Ein optischer vergleich zwischen 1920x1080 und 1024x768 siehe Anhang.

Mirrors:
Stronghold HD Patch:
Gamershell
Gamefront
Atomicgamer

Stronghold Crusader HD Patch
Gamershell
Gamefront
Atomicgamer

Stronghold Crusader ExtremeHD Patch
Gamershell
Gamefront
Atomicgamer

Quelle


----------



## epitr (3. November 2012)

Gleich mal Stronghold Crusader auspacken und eine Runde zocken 
Vielen Dank!


----------



## nulchking (3. November 2012)

Geil <3 
Endlich kann ich das Game auch auf meinem 24" spielen ^^


----------



## Timsu (3. November 2012)

Für ein 10 Jahre altes Spiel einen Patch zu bringen ist echt


----------



## Blizzard0815 (4. November 2012)

Saustark vom Entwickler, weil Stronghold ist immer noch ein gutes Spiel und ein Bringer 
auf LANs. Jetzt dürfte es mit zeitgemäßer Auflösung noch mehr Spass machen.


----------



## Coldhardt (4. November 2012)

Ist ja geil!!!! Muss ich morgen gleich mal runterladen.


----------



## Superwip (7. November 2012)

Ich kann das Update nicht installieren...

Liegt wohl daran das ich das Spiel nicht  auf klassischem Weg installiert sondern den Installationsordner von meinem alten PC rübergschoben habe; jetzt muss ich wohl die verstaubte CD suchen...


----------



## SchnickNick (7. November 2012)

Eine super Sache


----------



## Techki (7. November 2012)

Super das Trotz "Alters" dieses Spieles noch jemand dran Arbeitet .


----------



## Schkaff (7. November 2012)

jo find ich auch. hab meine cd auch irgendwo verloren. naja bei steam gibbets ja für 10€ ne collectors edition. wäre vermutlich ein gutes angebot. suche aber noch extern nach nem händler der keys vertreibt. wenn jemand was kennt, nur her damit^^

nebenbei, warum hat die redaktion nicht auf diesen thread verlinkt und es als eigene news herausgegeben? wette die hätten das ohne den link erst viel später gemerkt


----------



## Dwayne1988 (8. November 2012)

In der Spielepyramide gibt es eine Stronghold Collection die alle teile außer den dritten teil beinhaltete für 10€
Die Läden findest ja quasi um der ecke dafür.
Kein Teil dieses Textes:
# loicmagne/tinynerf

Hardware: AMD Instinct MI355X
Metric: ray-samples/sec (K-Planes training step: sampler + render fwd + bwd + Adam) (higher is better)
Workload: dtype f32 (f16x2-split products)

## Files before the change

include/tinynerf_hip.h:

```cpp
#ifndef TINYNERF_HIP_H
#define TINYNERF_HIP_H

#include <stdint.h>

#ifdef __cplusplus
extern "C" {
#endif

#define TN_ABI_VERSION 6

enum {
    TN_OK = 0,
    TN_E_NULL = -1,
    TN_E_SIZE = -2,
    TN_E_CONFIG = -3,
    TN_E_ALIGN = -4
};

const char *tn_last_error_string(void);
const char *tn_last_warning_string(void);
int tn_abi_version(void);

int tn_weights_fwd(const float *sigmas, const float *steps, const int32_t *info, float threshold,
                   float *weights, int64_t n_samples, int64_t n_rays, void *stream);
int tn_weights_fwd_gate(const float *sigmas, const float *steps, const int32_t *info, float threshold,
                        float *weights, float *gate, int64_t n_samples, int64_t n_rays, void *stream);
int tn_weights_bwd(const float *sigmas, const float *steps, const int32_t *info,
                   const float *weights, const float *grad_weights, float *grad_sigmas,
                   int64_t n_samples, int64_t n_rays, void *stream);

int tn_composite_fwd(const float *rgbs, const float *weights, const int32_t *info, const float *bg,
                     float *rendered, float *opacity, int64_t n_samples, int64_t n_rays, void *stream);
int tn_composite_bwd(const float *rgbs, const float *weights, const int32_t *info, const float *bg,
                     const float *grad_rendered, float *grad_rgbs, float *grad_weights,
                     int64_t n_samples, int64_t n_rays, void *stream);
int tn_ray_maps(const float *weights, const float *t_values, const int32_t *info, int64_t n_rays, float *opacity,
                float *depth, float *median_depth, void *stream);

int tn_occupancy_coarsen(const float *grid, int D, int H, int W, float *coarse, void *stream);
int tn_occupancy_query(const float *grid, int D, int H, int W, const float *coords, int64_t n,
                       float threshold, uint8_t *out, float *values, void *stream);
int tn_occupancy_slice_coords(int D, int H, int W, int slice, const float *jitter, uint64_t seed,
                              float *coords, void *stream);
int tn_occupancy_apply(float *grid_cells, const float *sigmas, int64_t n, float step_size,
                       float threshold, float decay, void *stream);
int tn_occupancy_stats(const float *grid, int64_t n, float threshold, double *stats, void *stream);

enum { TN_MARCH_AABB = 0, TN_MARCH_UNBOUNDED = 1 };
enum { TN_CONTRACT_AABB = 0, TN_CONTRACT_MIP360_INF = 1, TN_CONTRACT_MIP360_L2 = 2 };
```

Zumal der Patch nicht Steam Kompatibel ist.

Ob Steam in zukunft aber den Patch auch ausliefert wird wohl abwarten nötig sein.

Auch hier zu finden ^^
http://www.amazon.de/Take2-Strongho...PXE6/ref=sr_1_1?ie=UTF8&qid=1352357306&sr=8-1

Den gedanken mit den Link hatte ind nächsten Morgen auch.


----------



## Schkaff (8. November 2012)

ah okay! danke dir, wäre ja dann fast ins fettnäpfchen getreten


----------



## Mr.Korky (13. November 2012)

bei mir flackert mit dem patsh das so ******** unten im baumenü beim zocken kennt das einer ? 

ansonsten top


----------



## Niza (17. November 2012)

Echt cool .

Danke für die News

Das an so einen Spiel was einfach top ist noch gearbeitet wird und ein Patch rauskommt.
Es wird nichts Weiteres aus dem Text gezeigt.